To assess the overall diagnostic accuracy of whole-body magnetic resonance imaging (WB-MRI) in detecting bone metastases with a meta-analysis.


The MEDLINE, EMBASE, Cancerlit, and Cochrane Library databases were searched from January 1995 to September 2010 for studies evaluating the accuracy of WB-MRI in detecting bone metastases. Histopathologic analysis and/or close clinical and imaging follow-up for at least 6 months was assessed. Meta-analysis methods were used to pool sensitivity and specificity and to construct summary receiver-operating characteristics.


A total of 11 studies with 495 patients who fulfilled all of the inclusion criteria were considered for the analysis. No publication bias was found. WB-MRI had a pooled sensitivity of 0.899 (95% confidence interval [CI], 0.845-0.939) and a pooled specificity of 0.918 (95% CI, 0.882-0.946). The subgroup without diffusion-weighted imaging (DWI) positive results had higher pooled specificity 0.961 (95% CI, 0.922-0.984) than the subgroup with DWI (P < 0.05).

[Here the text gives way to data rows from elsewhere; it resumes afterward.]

diff --git a/latent2im_amd/_lib.py b/latent2im_amd/_lib.py
--- a/latent2im_amd/_lib.py
+++ b/latent2im_amd/_lib.py
@@ -60,6 +60,21 @@
                                    'IH', 'IW', 'org', 'nslots', 'plane', 'wpitch', 'CK', 'stage_floats', 'lds_bytes')]
 
 
+CONV_HINT_AUTO_DIRECT, CONV_HINT_S2_POLY = 9, 10
+FAMILY_IMPLICIT_GEMM_POLY = 4
+
+
+class ConvS2PolyPlan(ctypes.Structure):
+    _fields_ = [(n, c_i) for n in ('eligible', 'preferred', 'scaled', 'nwx', 'nwy', 'WTW', 'WTH', 'tiles_x', 'tiles_y', 'mblocks', 'total', 'grid',
+                                   'IH', 'IW', 'org', 'nslots', 'plane', 'wpitch', 'CK', 'stage_floats', 'lds_bytes')]
+
+
+def conv_s2_poly_plan(p):
+    plan = ConvS2PolyPlan()
+    check(load().l2i_conv_s2_poly_plan_for(ctypes.byref(p), ctypes.byref(plan)), 'l2i_conv_s2_poly_plan_for')
+    return plan
+
+
 H8_EPI_LEAN, H8_EPI_GENERAL, H8_EPI_F32_VEC, H8_EPI_F32_SCALAR = 0, 1, 2, 3
 
 
@@ -104,6 +119,7 @@
     'l2i_conv_transpose2d_f32': (c_i, [ctypes.POINTER(ConvParams), c_p]),
     'l2i_conv_transpose2d_family': (c_i, [ctypes.POINTER(ConvParams)]),
     'l2i_convt_poly_plan_for': (c_i, [ctypes.POINTER(ConvParams), ctypes.POINTER(ConvtPolyPlan)]),
+    'l2i_conv_s2_poly_plan_for': (c_i, [ctypes.POINTER(ConvParams), ctypes.POINTER(ConvS2PolyPlan)]),
     'l2i_conv2d_bf16x3_f32': (c_i, [ctypes.POINTER(ConvParams), c_p]),
     'l2i_conv_transpose2d_bf16x3_f32': (c_i, [ctypes.POINTER(ConvParams), c_p]),
     'l2i_conv2d_wino_f32': (c_i, [ctypes.POINTER(ConvParams), c_p]),
@@ -188,7 +204,7 @@
     _SIGNATURES[_n + '_f16'] = _SIGNATURES[_n]
 
 ABI_VERSION = 12
-ADDITIVE = frozenset(('l2i_conv_transpose2d_family', 'l2i_convt_poly_plan_for', 'l2i_conv_h8_plan_for', 'l2i_bn_finalize_f32', 'l2i_bn_bwd_finalize_f32',
+ADDITIVE = frozenset(('l2i_conv_transpose2d_family', 'l2i_convt_poly_plan_for', 'l2i_conv_s2_poly_plan_for', 'l2i_conv_h8_plan_for', 'l2i_bn_finalize_f32', 'l2i_bn_bwd_finalize_f32',
                       'l2i_repack_taps_f32', 'l2i_repack_wino_f32', 'l2i_batch_from_u8_f32'))
 
 EXPORTS = tuple(_SIGNATURES)
diff --git a/latent2im_amd/conv.py b/latent2im_amd/conv.py
--- a/latent2im_amd/conv.py
+++ b/latent2im_amd/conv.py
@@ -23,11 +23,12 @@
 _WS = {}
 USE_FUSED_TRANSPOSED = True
 PROFILE = None
-FAMILIES = ('implicit_gemm_f32', 'gemm1x1_f32', 'cin3_f32', 'direct_small_valu')
+FAMILIES = ('implicit_gemm_f32', 'gemm1x1_f32', 'cin3_f32', 'direct_small_valu', 'implicit_gemm_poly_f32')
 FAMILY_INFO = {
     'winograd_f32': ('conv_wino_kernel', 16.0 / 36.0, 157.3),
     'winograd4_f32': ('conv_wino4s_kernel', 36.0 / 144.0, 157.3),
     'implicit_gemm_f32': ('conv_mfma_kernel / conv3x3s2_dma_kernel', 1.0, 157.3),
+    'implicit_gemm_poly_f32': ('conv3x3s2_poly_kernel', 25.0 / 36.0, 157.3),
     'gemm1x1_f32': ('gemm1x1_kernel', 1.0, 157.3),
     'transposed_f32': ('convt_mfma_kernel', 1.0, 157.3),
     'transposed_poly_f32': ('convt_poly_kernel', 25.0 / 36.0, 157.3),
@@ -113,6 +114,26 @@
     return p.contiguous()
 
 
+_S2_POLY_G = np.array([[1, 0, 0], [1, 0, 1], [0, 0, 1], [0, 1, 0]], dtype=np.float64)
+
+
+def pack_weight_s2_poly(w, dtype=torch.float32):
+    w = torch.as_tensor(w, dtype=torch.float64)
+    cout, cin, kh, kw = w.shape
+    assert kh == 3 and kw == 3
+    G = torch.as_tensor(_S2_POLY_G, device=w.device)
+    U = torch.einsum('ik,ockl,jl->ocij', G, w, G)
+    coutp = (cout + 31) // 32 * 32
+    p = torch.zeros(cin, 16, coutp, dtype=dtype, device=w.device)
+    p[:, :, :cout] = U.permute(1, 2, 3, 0).reshape(cin, 16, cout).to(dtype)
+    return p.contiguous()
+
+
+def s2_poly_source(w_oihw, stride):
+    cout, cin, kh, kw = w_oihw.shape
+    return w_oihw if (kh == 3 and kw == 3 and stride == 2 and cin % 4 == 0 and w_oihw.device.type == 'cpu') else None
+
+
 def _bf16x3_planes(self):
     if self.w16 is None and self.w_src is not None:
         hi, lo = pack_weight_bf16x3(self.w_src)
@@ -121,7 +142,7 @@
 
 
 class Launch:
-    __slots__ = ('w', 'cin', 'cout', 'kh', 'kw', 'stride', 'pad_y', 'pad_x', 'step', 'off_y', 'off_x', 'w16', 'w_src', 'wino', 'w4', 'wino4')
+    __slots__ = ('w', 'cin', 'cout', 'kh', 'kw', 'stride', 'pad_y', 'pad_x', 'step', 'off_y', 'off_x', 'w16', 'w_src', 'wino', 'w4', 'wino4', 's2p_src', 's2p')
 
     def __init__(self, w_oihw, stride, pad_y, pad_x, step=1, off_y=0, off_x=0, device=None):
         self.cout, self.cin, self.kh, self.kw = w_oihw.shape
@@ -136,8 +157,15 @@
         self.wino = None
         self.wino4 = None
         self.w_src = torch.as_tensor(w_oihw, dtype=torch.float32) if (self.cin % 8 == 0 and self.kh <= 3 and self.kw <= 3) else None
+        self.s2p_src = s2_poly_source(w_oihw, stride) if (step == 1 and pad_y == pad_x and pad_y in (0, 1)) else None
+        self.s2p = None
 
     bf16x3_planes = _bf16x3_planes
+
+    def s2_poly_pack(self):
+        if self.s2p is None and self.s2p_src is not None:
+            self.s2p = pack_weight_s2_poly(self.s2p_src).to(self.w.device)
+        return self.s2p
 
     def wino_pack(self):
         if self.wino is None and self.w_src is not None and self.kh == 3 and self.kw == 3:
@@ -159,6 +187,8 @@
             self.wino4 = self.wino4.to(device)
         if self.w16 is not None:
             self.w16 = tuple(t.to(device) for t in self.w16)
+        if self.s2p is not None:
+            self.s2p = self.s2p.to(device)
         return self
 
 
@@ -454,7 +484,12 @@
             name, family = 'l2i_conv2d_wino_f32', 'winograd_f32'
         fuse_sq = True
     elif L.kh * L.kw > 1 and L.cout > 4:
-        _split_k(p, B * OH * OW, cin, y)
+        if tile_hint != _lib.CONV_HINT_S2_POLY:
+            _split_k(p, B * OH * OW, cin, y)
+        if (L.s2p_src is not None and p.ksplit <= 1 and tile_hint in (0, _lib.CONV_HINT_S2_POLY) and _lib.has('l2i_conv_s2_poly_plan_for')):
+            plan = _lib.conv_s2_poly_plan(p)
+            if plan.eligible and (plan.preferred or tile_hint):
+                p.w_lo = _lib.fptr(L.s2_poly_pack())
     if (sq is not None and sq[0].data_ptr() % 16 == 0
             and (fuse_sq or (family is None and tile_hint == 0 and p.ksplit <= 1
                              and _lib.load().l2i_conv2d_family(p) == 2))):
@@ -507,6 +542,9 @@
         _repack_taps(L.w_src, weight, taps, not swap, _lib.REPACK_OIHW)
     if L.w16 is not None:
         raise _lib.L2IError('repack_: no kernel rewrites bf16x3 planes (L2I_PRECISION=bf16x3 is for frozen weights)')
+    if L.s2p is not None:
+        raise _lib.L2IError('repack_: this convolution was packed from a host weight (16-plane pack of the 25-product stride-2 kernel); build it from a CUDA weight')
+    L.s2p_src = None
     for pack, kind in ((L.wino, _lib.REPACK_WINO2), (L.wino4, _lib.REPACK_WINO4)):
         if pack is not None:
             if flip is None:
diff --git a/latent2im_amd/csrc/l2i_conv.hip b/latent2im_amd/csrc/l2i_conv.hip
--- a/latent2im_amd/csrc/l2i_conv.hip
+++ b/latent2im_amd/csrc/l2i_conv.hip
@@ -709,9 +709,7 @@
     return true;
 }
 
-extern "C" int l2i_conv2d_family(const l2i_conv_params* pp) {
-    if (!pp) return L2I_E_ARG;
-    const l2i_conv_params& p = *pp;
+static int family_direct(const l2i_conv_params& p) {
     if (p.Cout <= 4 && p.stride == 1 && p.KH <= 16 && p.tile_hint == 0 && !p.out_scale && !p.noise && !p.bias && !p.residual && !p.out_mask &&
         p.act == L2I_ACT_NONE)
         return L2I_FAMILY_DIRECT_SMALL;
@@ -720,9 +718,24 @@
     return L2I_FAMILY_IMPLICIT_GEMM;
 }
 
+static bool takes_s2_poly(const l2i_conv_params& p) {
+    if (p.tile_hint == L2I_CONV_HINT_S2_POLY) return l2i_conv_s2_poly_eligible(p);
+    return p.tile_hint == 0 && p.w_lo && p.KH == 3 && p.KW == 3 && p.stride == 2 && family_direct(p) == L2I_FAMILY_IMPLICIT_GEMM && l2i_conv_s2_poly_preferred(p);
+}
+
+extern "C" int l2i_conv2d_family(const l2i_conv_params* pp) {
+    if (!pp) return L2I_E_ARG;
+    l2i_conv_params p = *pp;
+    if (p.tile_hint == L2I_CONV_HINT_AUTO_DIRECT) { p.tile_hint = 0; return family_direct(p); }
+    return takes_s2_poly(p) ? L2I_FAMILY_IMPLICIT_GEMM_POLY : family_direct(p);
+}
+
 extern "C" int l2i_conv2d_f32(const l2i_conv_params* pp, void* stream) {
     if (!pp) return l2i_set_error(L2I_E_ARG, "conv2d: null params");
-    const l2i_conv_params& p = *pp;
+    l2i_conv_params q = *pp;
+    const bool auto_direct = q.tile_hint == L2I_CONV_HINT_AUTO_DIRECT;
+    if (auto_direct) q.tile_hint = 0;
+    const l2i_conv_params& p = q;
     if (!p.x || !p.w || !p.y) return l2i_set_error(L2I_E_ARG, "conv2d: null tensor");
     if (const char* m = l2i_unsupported_v5_fields(p, false, false, false)) return l2i_set_error(L2I_E_UNSUPPORTED, m);
     if (p.B <= 0 || p.Cin <= 0 || p.Cout <= 0 || p.H <= 0 || p.W <= 0 || p.OH <= 0 || p.OW <= 0)
@@ -731,7 +744,7 @@
         return l2i_set_error(L2I_E_ARG, "conv2d: kernel size must be 1..16 and stride 1 or 2");
     const bool dense4 = p.CoutP == 4 && p.Cout <= 4;
     if (!dense4 && (p.CoutP < p.Cout || (p.CoutP % 32) != 0)) return l2i_set_error(L2I_E_ARG, "conv2d: CoutP must be Cout rounded up to 32 (or 4 for the direct kernel of <= 4 channels)");
-    if (dense4 && l2i_conv2d_family(pp) != L2I_FAMILY_DIRECT_SMALL) return l2i_set_error(L2I_E_ARG, "conv2d: the [Cin][K*K][4] pack is for launches of the direct <= 4-channel kernel only");
+    if (dense4 && family_direct(p) != L2I_FAMILY_DIRECT_SMALL) return l2i_set_error(L2I_E_ARG, "conv2d: the [Cin][K*K][4] pack is for launches of the direct <= 4-channel kernel only");
     if (p.res_sub && !p.residual) return l2i_set_error(L2I_E_ARG, "conv2d: res_sub needs residual");
     if ((p.sq_ref || p.sq_out) && !(p.sq_ref && p.sq_out && (((uintptr_t)p.sq_ref) % 16) == 0 && p.tile_hint == 0 && l2i_cin3_eligible(p)))
         return l2i_set_error(L2I_E_UNSUPPORTED, "conv2d: sq_ref / sq_out are fused in l2i_conv2d_wino_f32 and in the <= 3-input-channel kernel only");
@@ -742,7 +755,9 @@
     if ((size_t)p.Cin * p.H * p.W * sizeof(float) >= 0xFFFFFFF0ull || (size_t)p.Cin * p.KH * p.KW * p.CoutP * sizeof(float) >= 0xFFFFFFF0ull)
         return l2i_set_error(L2I_E_UNSUPPORTED, "conv2d: one sample / the weight pack must stay below 4 GiB (32-bit buffer offsets)");
 
-    const int family = l2i_conv2d_family(pp);
+    if (!auto_direct && takes_s2_poly(p)) return l2i_launch_conv_s2_poly(p, (hipStream_t)stream);
+    if (p.tile_hint == L2I_CONV_HINT_S2_POLY) return L2I_E_UNSUPPORTED;
+    const int family = family_direct(p);
     if (family == L2I_FAMILY_DIRECT_SMALL) return launch_direct_small(p, (hipStream_t)stream);
     if (family == L2I_FAMILY_GEMM1X1) return l2i_launch_gemm1x1(p, (hipStream_t)stream);
     if (family == L2I_FAMILY_CIN3) return l2i_launch_cin3(p, (hipStream_t)stream);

WB-MRI was an accurate, cost-effective tool in detecting bone metastases. WB-MRI without DWI may improve the specificity of detecting bone metastases. DWI seems to be a sensitive but rather unspecific modality for the detection of bone metastatic disease. High-quality prospective studies regarding WB-MRI in detecting bone metastases still need to be conducted.